## WHAT IS EXPECTED:
Every line below that holds the word "xmax" must be listed.

## INPUT:
BEGIN
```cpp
extern "C" int nnc_compress_layer_f32(float *x, int64_t n, const nnc_layer_params *lp, uint8_t *mask_out, void *labels_out,
                                      float *values_out, void *ws_dev, size_t ws_bytes, void *host_pinned, size_t host_bytes,
                                      uint64_t *ticket_io, nnc_layer_result *res, void *stream)
{
    if (!x || n < 1 || !lp || !labels_out || !ws_dev || !host_pinned || !ticket_io || !res)
        return nnc_set_error_(NNC_EINVAL, "nnc_compress_layer_f32: null pointer or empty tensor");
    if (lp->bits < 1 || lp->bits > 10 || (lp->mode != NNC_INIT_LINEAR && lp->mode != NNC_INIT_DENSITY))
        return nnc_set_error_(NNC_EINVAL, "nnc_compress_layer_f32: bits in 1..10, mode linear or density");
    if (lp->prune && !mask_out) return nnc_set_error_(NNC_EINVAL, "nnc_compress_layer_f32: pruning needs mask_out");
    const int32_t k = (1 << lp->bits) + (lp->mode == NNC_INIT_DENSITY ? 1 : 0);
    if (n < (int64_t)(1 << lp->bits) + 1) return nnc_set_error_(NNC_EINVAL, "nnc_compress_layer_f32: not enough weights for this many centroids");
    if (host_bytes < nnc_compress_layer_host_bytes() || (reinterpret_cast<uintptr_t>(host_pinned) & 7) != 0)
        return nnc_set_error_(NNC_EINVAL, "nnc_compress_layer_f32: host block too small or unaligned");
    const LayerLayout L = layer_layout(n, k);
    if (ws_bytes < L.total) return nnc_set_error_(NNC_ENOSPACE, "nnc_compress_layer_f32: workspace too small");
    hipStream_t s = reinterpret_cast<hipStream_t>(stream);
    unsigned char *wb = reinterpret_cast<unsigned char *>((reinterpret_cast<uintptr_t>(ws_dev) + 255) & ~(uintptr_t)255);
    unsigned char *hb = reinterpret_cast<unsigned char *>(host_pinned);
    const float *h_f = reinterpret_cast<const float *>(hb + 512);
    const int64_t *h_signs = reinterpret_cast<const int64_t *>(hb + 512 + 32);
    const float *h_prune = reinterpret_cast<const float *>(hb + 512 + 48);
    const int64_t *h_nz = reinterpret_cast<const int64_t *>(hb + 512 + 56);
    int64_t *h_ranks = reinterpret_cast<int64_t *>(hb + 576);
    void *h_ticket = hb + 504;
    auto read_back = [&](const void *src, void *dst, int nbytes) -> int {
        const uint64_t t = ++(*ticket_io);
        int rc = nnc_publish_bytes_(src, dst, nbytes, h_ticket, t, stream);
        if (rc) return rc;
        return nnc_wait_ticket_(h_ticket, t, stream);
    };
    std::memset(res, 0, sizeof(*res));
    res->k = k;
    res->label_bytes = k <= 256 ? 1 : 2;

    float *out6 = reinterpret_cast<float *>(wb + L.stats_out);
    int64_t *signs = reinterpret_cast<int64_t *>(wb + L.stats_out + 32);
    float *pstats = reinterpret_cast<float *>(wb + L.stats_out + 48);
    int64_t *nzeroed = reinterpret_cast<int64_t *>(wb + L.stats_out + 56);
    if (lp->prune)
        LCHK(nnc_prune_stats_f32(x, n, lp->q, lp->std_smooth ? 1 : 0, mask_out, pstats, nzeroed, out6 + 2, signs, wb + L.prune_ws, L.prune_ws_bytes, stream));
    else
        LCHK(nnc_minmax_signs_f32(x, n, out6 + 2, signs, wb + L.stats_ws, L.stats_ws_bytes, stream));
    const bool short_tensor = n <= NNC_REF_NMAX && k <= NNC_REF_KMAX;
    if ((short_tensor && lp->mode != NNC_INIT_LINEAR) || (!short_tensor && n < 512)) {
        if (lp->prune) {
            LCHK(read_back(out6, hb + 512, 64));
            res->sigma = h_prune[0]; res->threshold = h_prune[1]; res->n_zeroed = h_nz[0];
        }
        res->status = NNC_LAYER_HOST;
        return NNC_OK;
    }
    float space[NNC_KMAX];
    unsigned char *back = wb + L.back;
    int64_t *counts_d = reinterpret_cast<int64_t *>(back);
    float *centers_d = reinterpret_cast<float *>(back + (size_t)k * 8);
    int64_t *h_counts = reinterpret_cast<int64_t *>(hb + 1024);
    float *h_centers = reinterpret_cast<float *>(hb + 1024 + (size_t)k * 8);
    float *h_steps = reinterpret_cast<float *>(hb + 896), *h_space = reinterpret_cast<float *>(hb + 16384);

    if (short_tensor) {
        LCHK(read_back(out6, hb + 512, 64));
        LCHK(nnc_host_linspace_f32(h_f[2], h_f[3], k, space));
        std::memcpy(h_space, space, (size_t)k * 4);
        void *result_d = wb + L.small_out;
        LCHK(nnc_kmeans_fit_reference_f32(x, (int32_t)n, h_space, k, 300, 1e-4f, reinterpret_cast<uint8_t *>(labels_out), lp->want_values ? values_out : nullptr,
                                          centers_d, counts_d, result_d, stream));
        const int back_bytes = (int)al((size_t)k * 12) + 32;
        LCHK(read_back(back, hb + 1024, back_bytes));
        const int32_t *h_res = reinterpret_cast<const int32_t *>(hb + 1024 + al((size_t)k * 12));
        {
            const float *h_resf = reinterpret_cast<const float *>(h_res);
            if (!std::isfinite(h_resf[6]) || !std::isfinite(h_resf[7])) {
                if (lp->prune) { res->sigma = h_prune[0]; res->threshold = h_prune[1]; res->n_zeroed = h_nz[0]; }
                res->status = NNC_LAYER_HOST;
                return NNC_OK;
            }
        }
        res->n_iter = h_res[0]; res->stop = h_res[1]; res->n_relocations = h_res[2]; res->reloc_ties = h_res[3]; res->reloc_multi = h_res[4];
        res->arith = NNC_ARITH_REFERENCE;
    } else {
        const int64_t nch = (n + 8191) / 8192;
        float *c1 = reinterpret_cast<float *>(wb + L.stats_ws), *c2 = c1 + nch;
        LCHK(read_back(out6, hb + 512, 64));
        const float xmin = h_f[2], xmax = h_f[3], min_nz = h_f[4], max_nz = h_f[5];
        const int64_t n_neg = h_signs[0], n_zero = h_signs[1];
        SideStream *side = nullptr;
        LCHK(side_stream(&side));
        LHIP(hipEventRecord(side->fork, s));
        LHIP(hipStreamWaitEvent(side->stream, side->fork, 0));
        struct SideJoin {
            SideStream *side; hipStream_t s; bool joined = false;
            ~SideJoin() { if (!joined) { (void)hipEventRecord(side->join, side->stream); (void)hipStreamWaitEvent(s, side->join, 0); (void)hipStreamSynchronize(s); } }
        } side_join{side, s};
        LCHK(nnc_chunk_sums_f32(x, n, 0, nullptr, c1, side->stream));
        LCHK(nnc_fold_f32(c1, nch, n, NNC_FOLD_MEAN, nullptr, out6, side->stream));
        LCHK(nnc_chunk_sums_f32(x, n, 1, out6, c2, side->stream));
        LCHK(nnc_fold_f32(c2, nch, n, NNC_FOLD_MEAN, nullptr, out6 + 1, side->stream));
        void *h_ticket_side = hb + 864;
        const float *h_mv = reinterpret_cast<const float *>(hb + 872);
        const uint64_t t_mv = ++(*ticket_io);
        LCHK(nnc_publish_bytes_(out6, hb + 872, 8, h_ticket_side, t_mv, side->stream));
        LHIP(hipEventRecord(side->join, side->stream));
        float *xs = reinterpret_cast<float *>(wb + L.sorted);
        int32_t *oob_d = reinterpret_cast<int32_t *>(wb + L.stats_out + 336);
        const int32_t *h_oob = reinterpret_cast<const int32_t *>(hb + 512 + 336);
        bool bounded = false;
        if (4 * n_zero >= n && lp->prune && nnc_sort_pruned_bounded_bits(xmin, xmax, h_prune[1], n_neg, n - n_neg - n_zero) > 0) {
            LCHK(nnc_sort_pruned_bounded_flagged_(x, n, n_neg, n_zero, xmin, xmax, h_prune[1], xs, wb + L.sort_ws, L.sort_ws_bytes, oob_d, stream));
            bounded = true;
        } else if (4 * n_zero >= n) LCHK(nnc_sort_pruned_f32(x, n, n_neg, n_zero, xs, wb + L.sort_ws, L.sort_ws_bytes, stream));
        else LCHK(nnc_sort_f32(x, n, xs, wb + L.sort_ws, L.sort_ws_bytes, stream));
        const bool with_prefix = (reinterpret_cast<uintptr_t>(xs) & 15) == 0;
        int64_t *ranks_d = reinterpret_cast<int64_t *>(wb + L.stats_out + 64);
        h_ranks = reinterpret_cast<int64_t *>(hb + 512 + 64);
        float steps[32];
        if (lp->mode == NNC_INIT_DENSITY) {
            if (!std::isfinite(min_nz)) {
                LHIP(hipStreamWaitEvent(s, side->join, 0));
                LHIP(hipStreamSynchronize(s));
                side_join.joined = true;
                if (lp->prune) { res->sigma = h_prune[0]; res->threshold = h_prune[1]; res->n_zeroed = h_nz[0]; }
                res->status = NNC_LAYER_HOST;
                return NNC_OK;
            }
            LCHK(nnc_host_linspace_f32(min_nz, max_nz, 32, steps));
            std::memcpy(h_steps, steps, 128);
            LCHK(nnc_rank_sorted_f32(xs, n, h_steps, 32, ranks_d, stream));
        }
        const uint64_t t_rk = ++(*ticket_io);
        LCHK(nnc_publish_bytes_(out6 + 2, hb + 512 + 8, 56 + 33 * 8 + 16, h_ticket, t_rk, stream));
        LCHK(nnc_wait_ticket_(h_ticket_side, t_mv, side->stream));
        LHIP(hipStreamWaitEvent(s, side->join, 0));
        side_join.joined = true;
        const float mean = h_mv[0], var = h_mv[1];
        if (!std::isfinite(mean) || !std::isfinite(var) || !std::isfinite(xmin) || !std::isfinite(xmax)) {
            LCHK(nnc_wait_ticket_(h_ticket, t_rk, stream));
            if (lp->prune) { res->sigma = h_prune[0]; res->threshold = h_prune[1]; res->n_zeroed = h_nz[0]; }
            res->status = NNC_LAYER_HOST;
            return NNC_OK;
        }
        nnc_kmeans_params p;
        std::memset(&p, 0, sizeof(p));
        const volatile float tol = var * 1e-4f;
        const volatile float lo = xmin - mean, hi = xmax - mean;
        p.n = n; p.n_total = n; p.k = k; p.max_iter = 300;
        p.fix_shift = nnc_fix_shift(std::max(std::fabs((float)lo), std::fabs((float)hi)), n);
        p.grid_log2 = 0; p.replicas_log2 = -1; p.flags = lp->km_flags & (NNC_KM_TWO_LAUNCH | NNC_KM_LOOP);
        p.x_mean = mean; p.tol = tol; p.lo = lo; p.hi = hi;
        if (with_prefix) {
            LCHK(nnc_kmeans_prefix_build(xs, &p, reinterpret_cast<int64_t *>(wb + L.prefix), stream));
            p.prefix_dev = reinterpret_cast<int64_t *>(wb + L.prefix);
        }
        LCHK(nnc_wait_ticket_(h_ticket, t_rk, stream));
        if (bounded && *h_oob) {
            if (lp->prune) { res->sigma = h_prune[0]; res->threshold = h_prune[1]; res->n_zeroed = h_nz[0]; }
            res->status = NNC_LAYER_HOST;
            return NNC_OK;
        }
        if (lp->mode == NNC_INIT_LINEAR) {
            LCHK(nnc_host_linspace_f32(xmin, xmax, k, space));
        } else {
            int64_t counts31[31];
            for (int b = 0; b < 31; b++) counts31[b] = h_ranks[b + 1] - h_ranks[b];
            for (int b = 0; b < 31; b++)
                if (steps[b] <= 0.0f && 0.0f < steps[b + 1]) { counts31[b] -= n_zero; break; }
            float xnew[300];
            double cdf[300];
            LCHK(nnc_host_cdf(steps, counts31, xnew, cdf));
            LCHK(nnc_host_density_init(xnew, cdf, lp->bits, space));
        }
        std::memcpy(h_space, space, (size_t)k * 4);
        LCHK(nnc_kmeans_init(wb + L.km_ws, L.km_ws_bytes, &p, h_space, stream));
        nnc_kmeans_status st;
        std::memset(&st, 0, sizeof(st));
        int32_t nwin = 0;
        LCHK(nnc_kmeans_fit(xs, wb + L.km_ws, &p, 16, 1, L.reloc_bytes ? wb + L.reloc : nullptr, L.reloc_bytes, hb, ticket_io, &st, &nwin, stream));
        if (!st.done) {
            if (lp->prune) { res->sigma = h_prune[0]; res->threshold = h_prune[1]; res->n_zeroed = h_nz[0]; }
            res->status = NNC_LAYER_HOST;
            return NNC_OK;
        }
        LCHK(nnc_kmeans_get_centers(wb + L.km_ws, 0, 0, centers_d, stream));
        LCHK(nnc_kmeans_assign(x, wb + L.km_ws, &p, 0, labels_out, res->label_bytes, lp->want_values ? values_out : nullptr, nullptr, nullptr, stream));
        LCHK(nnc_kmeans_label_counts(xs, wb + L.km_ws, &p, 0, counts_d, stream));
        LCHK(read_back(back, hb + 1024, (int)al((size_t)k * 12)));
        res->n_iter = st.iter; res->stop = st.done; res->n_relocations = nwin - st.n_reloc_null; res->n_reloc_windowed = nwin - st.n_reloc_null;
        res->reloc_ties = st.reloc_ties; res->reloc_multi = st.reloc_multi;
        res->arith = NNC_ARITH_FIXED;
    }
    if (lp->prune) { res->sigma = h_prune[0]; res->threshold = h_prune[1]; res->n_zeroed = h_nz[0]; }
    std::memcpy(res->counts, h_counts, (size_t)k * 8);
    std::memcpy(res->centers, h_centers, (size_t)k * 4);
    int64_t hist[72];
    LCHK(nnc_huffman_lengths(res->counts, k, res->code_lengths, hist, &res->total_bits));
    res->status = NNC_LAYER_DONE;
    return NNC_OK;
}
```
END
## WRITTEN REPLY:
        const float xmin = h_f[2], xmax = h_f[3], min_nz = h_f[4], max_nz = h_f[5];
        if (4 * n_zero >= n && lp->prune && nnc_sort_pruned_bounded_bits(xmin, xmax, h_prune[1], n_neg, n - n_neg - n_zero) > 0) {
            LCHK(nnc_sort_pruned_bounded_flagged_(x, n, n_neg, n_zero, xmin, xmax, h_prune[1], xs, wb + L.sort_ws, L.sort_ws_bytes, oob_d, stream));
        if (!std::isfinite(mean) || !std::isfinite(var) || !std::isfinite(xmin) || !std::isfinite(xmax)) {
        const volatile float lo = xmin - mean, hi = xmax - mean;
            LCHK(nnc_host_linspace_f32(xmin, xmax, k, space));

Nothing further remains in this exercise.